PROBLEM DETAILS - Go through the records below line by line. Count the lines with "xslot" and give the count alone.

DATA -

# bupt-ai-cz/HIAST

Measured on AMD Instinct MI355X. Metric: self-training images/sec (fwd+bwd+pseudo-label) at 1024x512, higher is better.
Workload: dtype fp16

## Files before the change

### hiast_amd/csrc/xconv_bs.hip

```cpp
#include <hip/hip_bf16.h>
#include <stdlib.h>

#include "common.h"

namespace hiast {

typedef __attribute__((ext_vector_type(8))) __bf16 xb_bf16x8;
typedef __attribute__((ext_vector_type(4))) float xb_f32x4;
typedef __attribute__((address_space(3))) void* xb_lds_ptr;

constexpr int XB_PANEL = 64;
constexpr int XB_STAGES = 3;
constexpr int XB_COLS = 256;
constexpr int XB_KC = 256;

__device__ __forceinline__ void xb_dma16(__amdgpu_buffer_rsrc_t rs, unsigned char* lds, int voff, int soff)
{
    __builtin_amdgcn_raw_ptr_buffer_load_lds(rs, (xb_lds_ptr)lds, 16, voff, soff, 0, 0);
}
__device__ __forceinline__ int xb_lds_off(int row, int chunk) { return row * 128 + ((chunk ^ ((row >> 1) & 7)) << 4); }
template <int IDX>
__device__ __forceinline__ xb_bf16x8 xb_lds_read_i(unsigned addr)
{
    xb_bf16x8 v;
    asm volatile("ds_read_b128 %0, %1 offset:%2" : "=v"(v) : "v"(addr), "i"(IDX * 2048));
    return v;
}
__device__ __forceinline__ xb_bf16x8 xb_lds_read(unsigned addr, int idx)
{
    switch (idx) {
    case 1: return xb_lds_read_i<1>(addr);
    case 2: return xb_lds_read_i<2>(addr);
    case 3: return xb_lds_read_i<3>(addr);
    case 4: return xb_lds_read_i<4>(addr);
    case 5: return xb_lds_read_i<5>(addr);
    case 6: return xb_lds_read_i<6>(addr);
    case 7: return xb_lds_read_i<7>(addr);
    case 8: return xb_lds_read_i<8>(addr);
    case 9: return xb_lds_read_i<9>(addr);
    case 10: return xb_lds_read_i<10>(addr);
    case 11: return xb_lds_read_i<11>(addr);
    case 12: return xb_lds_read_i<12>(addr);
    case 13: return xb_lds_read_i<13>(addr);
    case 14: return xb_lds_read_i<14>(addr);
    case 15: return xb_lds_read_i<15>(addr);
    default: return xb_lds_read_i<0>(addr);
    }
}
__device__ __forceinline__ void xb_lds_wait(xb_bf16x8& a, xb_bf16x8& b)
{
    asm volatile("s_waitcnt lgkmcnt(0)" : "+v"(a), "+v"(b));
}

template <bool F16>
__global__ __launch_bounds__(512) void xconv_gated_bnstat_kernel(
    const unsigned short* __restrict__ X, const unsigned short* __restrict__ Wp, const unsigned short* __restrict__ R,
    const unsigned char* __restrict__ Rg, const unsigned short* __restrict__ BX, const unsigned char* __restrict__ BM,
    const float* __restrict__ bmean, const float* __restrict__ binvstd, unsigned short* __restrict__ Y, int M, int N,
    float* __restrict__ stats)
{
    constexpr int SL = XB_KC / 64;
    constexpr int KS = XB_KC / 32;
    constexpr int STAGE = XB_PANEL * XB_KC * 2;
    __shared__ __attribute__((aligned(1024))) unsigned char smem[XB_STAGES * STAGE];

    const int tid = threadIdx.x, lane = tid & 63;
    const int wave = __builtin_amdgcn_readfirstlane(tid >> 6);
    const int g = lane >> 4, px = lane & 15;
    const int NG = N / XB_COLS;
    const int xcd = blockIdx.x & 7, slot = blockIdx.x >> 3;
    const int cg = slot % NG;
    const int nstream = (int)gridDim.x / NG;
    const int stream = (slot / NG) * 8 + xcd;
    const int n0 = cg * XB_COLS + wave * 32;
    const int npanel = (M + XB_PANEL - 1) / XB_PANEL;
    const int c0 = n0 + g * 8;

    xb_bf16x8 wr[2][KS];
#pragma unroll
    for (int b = 0; b < 2; ++b) {
        const unsigned short* wrow = Wp + (size_t)(n0 + (px >> 2) * 8 + b * 4 + (px & 3)) * XB_KC + g * 8;
#pragma unroll
        for (int s = 0; s < KS; ++s) wr[b][s] = *reinterpret_cast<const xb_bf16x8*>(wrow + s * 32);
    }
#pragma unroll
    for (int b = 0; b < 2; ++b)
#pragma unroll
        for (int s = 0; s < KS; ++s) asm volatile("" : "+v"(wr[b][s]));

    constexpr int OOB = (int)0x80000000;
    const __amdgpu_buffer_rsrc_t xrs = __builtin_amdgcn_make_buffer_rsrc((void*)X, 0, (int)((size_t)M * XB_KC * 2), 0x00020000);
    const int drow = wave * 8 + (lane >> 3);
    const int dchunk = ((lane & 7) ^ ((drow >> 1) & 7)) * 16;
    auto issue = [&](int p, int st) {
        const int m = p * XB_PANEL + drow;
        const int voff = (p < npanel && m < M) ? (int)((size_t)m * XB_KC * 2) + dchunk : OOB;
        unsigned char* base = smem + st * STAGE + wave * 1024;
#pragma unroll
        for (int j = 0; j < SL; ++j) xb_dma16(xrs, base + j * (XB_PANEL * 128), voff, j * 128);
    };
    const unsigned lds_base = (unsigned)(size_t)smem;
    float st1[8], st2[8];
#pragma unroll
    for (int q = 0; q < 8; ++q) { st1[q] = 0.f; st2[q] = 0.f; }

    struct Rows {
        uint4 res[4], bx[4];
        unsigned gate[4], bm[4];
    };
    Rows ring[2];
    auto load_rows = [&](Rows& r, int p) {
#pragma unroll
        for (int t = 0; t < 4; ++t) {
            const int m = p * XB_PANEL + t * 16 + px;
            const size_t mr = (size_t)((p < npanel && m < M) ? m : 0);
            r.res[t] = h_load16_once(R + mr * N + c0);
            r.gate[t] = Rg[mr * (N >> 3) + (c0 >> 3)];
            r.bx[t] = h_load16_once(BX + mr * N + c0);
            r.bm[t] = BM[mr * (N >> 3) + (c0 >> 3)];
        }
    };
    auto panel = [&](int p, int it, const Rows& cur, Rows& nxt) {
        const int st = it % XB_STAGES;
        if (it == 0) asm volatile("s_waitcnt vmcnt(%0)\n\ts_barrier" ::"n"(SL + 16) : "memory");
        else asm volatile("s_waitcnt vmcnt(%0)\n\ts_barrier" ::"n"(SL + 4) : "memory");
        load_rows(nxt, p + nstream);
        issue(p + 2 * nstream, (it + 2) % XB_STAGES);
        const unsigned fbase = lds_base + (unsigned)(st * STAGE) + (unsigned)xb_lds_off(px, g);
#pragma unroll
        for (int half = 0; half < 2; ++half) {
            xb_f32x4 acc[2][2];
#pragma unroll
            for (int a = 0; a < 2; ++a)
#pragma unroll
                for (int b = 0; b < 2; ++b) acc[a][b] = (xb_f32x4){0.f, 0.f, 0.f, 0.f};
            auto frag = [&](int s, int a) {
                return xb_lds_read((s & 1) ? fbase ^ 64u : fbase, 4 * (s >> 1) + 2 * half + a);
            };
            xb_bf16x8 xa[2][2];
            xa[0][0] = frag(0, 0);
            xa[0][1] = frag(0, 1);
            xb_lds_wait(xa[0][0], xa[0][1]);
#pragma unroll
            for (int s = 0; s < KS; ++s) {
                if (s + 1 < KS) {
                    xa[(s + 1) & 1][0] = frag(s + 1, 0);
                    xa[(s + 1) & 1][1] = frag(s + 1, 1);
                }
#pragma unroll
                for (int a = 0; a < 2; ++a)
#pragma unroll
                    for (int b = 0; b < 2; ++b) acc[a][b] = H16<F16>::mfma16(wr[b][s], xa[s & 1][a], acc[a][b]);
                if (s + 1 < KS) xb_lds_wait(xa[(s + 1) & 1][0], xa[(s + 1) & 1][1]);
            }
#pragma unroll
            for (int a = 0; a < 2; ++a) {
                const int t = 2 * half + a;
                const int m = p * XB_PANEL + t * 16 + px;
                const bool ok = m < M;
                const unsigned w0[4] = {cur.res[t].x, cur.res[t].y, cur.res[t].z, cur.res[t].w};
                const unsigned xw[4] = {cur.bx[t].x, cur.bx[t].y, cur.bx[t].z, cur.bx[t].w};
                const unsigned gate = cur.gate[t], bm = cur.bm[t];
                unsigned pk[4];
#pragma unroll
                for (int q = 0; q < 4; ++q) {
                    float o0 = acc[a][q >> 1][2 * (q & 1)], o1 = acc[a][q >> 1][2 * (q & 1) + 1];
                    o0 += ((gate >> (2 * q)) & 1u) ? H16<F16>::lo(w0[q]) : 0.f;
                    o1 += ((gate >> (2 * q + 1)) & 1u) ? H16<F16>::hi(w0[q]) : 0.f;
                    pk[q] = H16<F16>::pack(o0, o1);
                    if (ok) {
                        const float g0 = ((bm >> (2 * q)) & 1u) ? H16<F16>::lo(pk[q]) : 0.f;
                        const float g1 = ((bm >> (2 * q + 1)) & 1u) ? H16<F16>::hi(pk[q]) : 0.f;
                        st1[2 * q] += g0;
                        st2[2 * q] = fmaf(g0, H16<F16>::lo(xw[q]), st2[2 * q]);
                        st1[2 * q + 1] += g1;
                        st2[2 * q + 1] = fmaf(g1, H16<F16>::hi(xw[q]), st2[2 * q + 1]);
                    }
                }
                if (ok) h_store16_out(Y + (size_t)m * N + c0, pk[0], pk[1], pk[2], pk[3]);
            }
        }
    };

    issue(stream, 0);
    issue(stream + nstream, 1);
    load_rows(ring[0], stream);
    for (int p = stream, it = 0; p < npanel; p += 2 * nstream, it += 2) {
        panel(p, it, ring[0], ring[1]);
        if (p + nstream >= npanel) break;
        panel(p + nstream, it + 1, ring[1], ring[0]);
    }
#pragma unroll
    for (int q = 0; q < 8; ++q) {
#pragma unroll
        for (int o = 1; o < 16; o <<= 1) {
            st1[q] += __shfl_xor(st1[q], o, 64);
            st2[q] += __shfl_xor(st2[q], o, 64);
        }
    }
    if (px == 0) {
        float* d = stats + ((size_t)stream * N + c0) * 2;
#pragma unroll
        for (int q = 0; q < 8; ++q) {
            const float mu = bmean[c0 + q], is = binvstd[c0 + q];
            d[2 * q] = st1[q];
            d[2 * q + 1] = is * (st2[q] - mu * st1[q]);
        }
    }
}

static int xb_blocks(int64_t M, int N)
{
    const int NG = N / XB_COLS;
    const long long npanel = (M + XB_PANEL - 1) / XB_PANEL;
    long long streams = hiast_grid_cus() / NG / 8 * 8;
    if (streams < 8) streams = 8;
    if (streams > npanel) streams = (npanel + 7) / 8 * 8;
    return (int)(streams * NG);
}

}

extern "C" int hiast_xconv_dgrad_gated_bn_stats_rows(int64_t M, int K, int N)
{
    if (M < 4096 || K != hiast::XB_KC || N % hiast::XB_COLS != 0 || N > 2048) return 0;
    return hiast::xb_blocks(M, N) / (N / hiast::XB_COLS);
}

extern "C" int hiast_xconv_dgrad_gated_bn_stats(const void* dy, const void* wpt, const void* res, const void* res_gate,
                                                const void* bn_x, const void* bn_mask, const float* save_mean,
                                                const float* save_invstd, void* dx, float* partial, int64_t M, int K, int N,
                                                int fmt, hiast_stream_t stream)
{
    if (fmt != HIAST_FMT_BF16 && fmt != HIAST_FMT_FP16) return HIAST_E_RANGE;
    if (!dy || !wpt || !res || !res_gate || !bn_x || !bn_mask || !save_mean || !save_invstd || !dx || !partial) return HIAST_E_ARG;
    if (hiast_xconv_dgrad_gated_bn_stats_rows(M, K, N) == 0) return HIAST_E_RANGE;
    if ((size_t)M * N * 2 >= (1ull << 40) || (size_t)M * K * 2 >= (1ull << 31)) return HIAST_E_RANGE;
    if ((((uintptr_t)dy) | ((uintptr_t)wpt) | ((uintptr_t)res) | ((uintptr_t)bn_x) | ((uintptr_t)dx) | ((uintptr_t)save_mean) |
         ((uintptr_t)save_invstd)) & 15)
        return HIAST_E_RANGE;
    const dim3 grid((unsigned)hiast::xb_blocks(M, N));
    hipStream_t st = (hipStream_t)stream;
    if (fmt == HIAST_FMT_FP16)
        hipLaunchKernelGGL(hiast::xconv_gated_bnstat_kernel<true>, grid, dim3(512), 0, st, (const unsigned short*)dy,
                           (const unsigned short*)wpt, (const unsigned short*)res, (const unsigned char*)res_gate,
                           (const unsigned short*)bn_x, (const unsigned char*)bn_mask, save_mean, save_invstd,
                           (unsigned short*)dx, (int)M, N, partial);
    else
        hipLaunchKernelGGL(hiast::xconv_gated_bnstat_kernel<false>, grid, dim3(512), 0, st, (const unsigned short*)dy,
                           (const unsigned short*)wpt, (const unsigned short*)res, (const unsigned char*)res_gate,
                           (const unsigned short*)bn_x, (const unsigned char*)bn_mask, save_mean, save_invstd,
                           (unsigned short*)dx, (int)M, N, partial);
    HIAST_CHECK_LAUNCH();
    return 0;
}
```

Before: 141.2.

## Exchange accumulator halves between paired waves so each lane stores 64-channel rows

Result: no change. 141.1 (-0.1%).

```diff
diff --git a/hiast_amd/csrc/xconv_bs.hip b/hiast_amd/csrc/xconv_bs.hip
--- a/hiast_amd/csrc/xconv_bs.hip
+++ b/hiast_amd/csrc/xconv_bs.hip
@@ -13,6 +13,7 @@
 constexpr int XB_STAGES = 3;
 constexpr int XB_COLS = 256;
 constexpr int XB_KC = 256;
+constexpr int XB_XCH = 4096;
 
 __device__ __forceinline__ void xb_dma16(__amdgpu_buffer_rsrc_t rs, unsigned char* lds, int voff, int soff)
 {
@@ -51,6 +52,25 @@
 {
     asm volatile("s_waitcnt lgkmcnt(0)" : "+v"(a), "+v"(b));
 }
+template <int OFF>
+__device__ __forceinline__ void xb_xch_write(unsigned addr, const xb_f32x4& v)
+{
+    asm volatile("ds_write_b128 %0, %1 offset:%2" ::"v"(addr), "v"(v), "i"(OFF) : "memory");
+}
+template <int OFF>
+__device__ __forceinline__ void xb_xch_read(unsigned addr, xb_f32x4& v)
+{
+    asm volatile("ds_read_b128 %0, %1 offset:%2" : "+v"(v) : "v"(addr), "i"(OFF) : "memory");
+}
+__device__ __forceinline__ void xb_acc_settle(xb_f32x4& a, xb_f32x4& b, xb_f32x4& c, xb_f32x4& d)
+{
+    asm volatile("s_nop 15" : "+v"(a), "+v"(b), "+v"(c), "+v"(d));
+}
+__device__ __forceinline__ void xb_acc_wait(xb_f32x4& a, xb_f32x4& b, xb_f32x4& c, xb_f32x4& d)
+{
+    asm volatile("s_waitcnt lgkmcnt(0)" : "+v"(a), "+v"(b), "+v"(c), "+v"(d));
+}
+__device__ __forceinline__ void xb_xch_barrier() { asm volatile("s_waitcnt lgkmcnt(0)\n\ts_barrier" ::: "memory"); }
 
 template <bool F16>
 __global__ __launch_bounds__(512) void xconv_gated_bnstat_kernel(
@@ -62,7 +82,7 @@
     constexpr int SL = XB_KC / 64;
     constexpr int KS = XB_KC / 32;
     constexpr int STAGE = XB_PANEL * XB_KC * 2;
-    __shared__ __attribute__((aligned(1024))) unsigned char smem[XB_STAGES * STAGE];
+    __shared__ __attribute__((aligned(1024))) unsigned char smem[XB_STAGES * STAGE + 8 * XB_XCH];
 
     const int tid = threadIdx.x, lane = tid & 63;
     const int wave = __builtin_amdgcn_readfirstlane(tid >> 6);
@@ -74,7 +94,10 @@
     const int stream = (slot / NG) * 8 + xcd;
     const int n0 = cg * XB_COLS + wave * 32;
     const int npanel = (M + XB_PANEL - 1) / XB_PANEL;
-    const int c0 = n0 + g * 8;
+    const int odd = wave & 1;
+    const int rpx = (px & 7) + 8 * odd;
+    const int c0 = cg * XB_COLS + (wave >> 1) * 64 + (g + 4 * (px >> 3)) * 8;
+    const bool giver = (px >> 3) != odd;
 
     xb_bf16x8 wr[2][KS];
 #pragma unroll
@@ -100,6 +123,8 @@
         for (int j = 0; j < SL; ++j) xb_dma16(xrs, base + j * (XB_PANEL * 128), voff, j * 128);
     };
     const unsigned lds_base = (unsigned)(size_t)smem;
+    const unsigned xslot = lds_base + (unsigned)(XB_STAGES * STAGE) + (unsigned)((g * 8 + (px & 7)) * 16);
+    const unsigned xmine = xslot + (unsigned)(wave * XB_XCH), xpeer = xslot + (unsigned)((wave ^ 1) * XB_XCH);
     float st1[8], st2[8];
 #pragma unroll
     for (int q = 0; q < 8; ++q) { st1[q] = 0.f; st2[q] = 0.f; }
@@ -112,7 +137,7 @@
     auto load_rows = [&](Rows& r, int p) {
 #pragma unroll
         for (int t = 0; t < 4; ++t) {
-            const int m = p * XB_PANEL + t * 16 + px;
+            const int m = p * XB_PANEL + t * 16 + rpx;
             const size_t mr = (size_t)((p < npanel && m < M) ? m : 0);
             r.res[t] = h_load16_once(R + mr * N + c0);
             r.gate[t] = Rg[mr * (N >> 3) + (c0 >> 3)];
@@ -153,10 +178,25 @@
                     for (int b = 0; b < 2; ++b) acc[a][b] = H16<F16>::mfma16(wr[b][s], xa[s & 1][a], acc[a][b]);
                 if (s + 1 < KS) xb_lds_wait(xa[(s + 1) & 1][0], xa[(s + 1) & 1][1]);
             }
+            xb_acc_settle(acc[0][0], acc[0][1], acc[1][0], acc[1][1]);
+            if (giver) {
+                xb_xch_write<0>(xmine + half * 2048, acc[0][0]);
+                xb_xch_write<512>(xmine + half * 2048, acc[0][1]);
+                xb_xch_write<1024>(xmine + half * 2048, acc[1][0]);
+                xb_xch_write<1536>(xmine + half * 2048, acc[1][1]);
+            }
+            xb_xch_barrier();
+            if (giver) {
+                xb_xch_read<0>(xpeer + half * 2048, acc[0][0]);
+                xb_xch_read<512>(xpeer + half * 2048, acc[0][1]);
+                xb_xch_read<1024>(xpeer + half * 2048, acc[1][0]);
+                xb_xch_read<1536>(xpeer + half * 2048, acc[1][1]);
+            }
+            xb_acc_wait(acc[0][0], acc[0][1], acc[1][0], acc[1][1]);
 #pragma unroll
             for (int a = 0; a < 2; ++a) {
                 const int t = 2 * half + a;
-                const int m = p * XB_PANEL + t * 16 + px;
+                const int m = p * XB_PANEL + t * 16 + rpx;
                 const bool ok = m < M;
                 const unsigned w0[4] = {cur.res[t].x, cur.res[t].y, cur.res[t].z, cur.res[t].w};
                 const unsigned xw[4] = {cur.bx[t].x, cur.bx[t].y, cur.bx[t].z, cur.bx[t].w};
@@ -193,12 +233,41 @@
 #pragma unroll
     for (int q = 0; q < 8; ++q) {
 #pragma unroll
-        for (int o = 1; o < 16; o <<= 1) {
+        for (int o = 1; o < 8; o <<= 1) {
             st1[q] += __shfl_xor(st1[q], o, 64);
             st2[q] += __shfl_xor(st2[q], o, 64);
         }
     }
-    if (px == 0) {
+    {
+        xb_f32x4 lo1 = {st1[0], st1[1], st1[2], st1[3]}, hi1 = {st1[4], st1[5], st1[6], st1[7]};
+        xb_f32x4 lo2 = {st2[0], st2[1], st2[2], st2[3]}, hi2 = {st2[4], st2[5], st2[6], st2[7]};
+        const unsigned fin = (unsigned)((px >> 3) * 2048);
+        xb_xch_barrier();
+        if (odd) {
+            xb_xch_write<0>(xmine + fin, lo1);
+            xb_xch_write<512>(xmine + fin, hi1);
+            xb_xch_write<1024>(xmine + fin, lo2);
+            xb_xch_write<1536>(xmine + fin, hi2);
+        }
+        xb_xch_barrier();
+        if (!odd) {
+            xb_xch_read<0>(xpeer + fin, lo1);
+            xb_xch_read<512>(xpeer + fin, hi1);
+            xb_xch_read<1024>(xpeer + fin, lo2);
+            xb_xch_read<1536>(xpeer + fin, hi2);
+        }
+        xb_acc_wait(lo1, hi1, lo2, hi2);
+        if (!odd) {
+#pragma unroll
+            for (int q = 0; q < 4; ++q) {
+                st1[q] += lo1[q];
+                st1[q + 4] += hi1[q];
+                st2[q] += lo2[q];
+                st2[q + 4] += hi2[q];
+            }
+        }
+    }
+    if (!odd && (px & 7) == 0) {
         float* d = stats + ((size_t)stream * N + c0) * 2;
 #pragma unroll
         for (int q = 0; q < 8; ++q) {
```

EXPECTED ANSWER - 2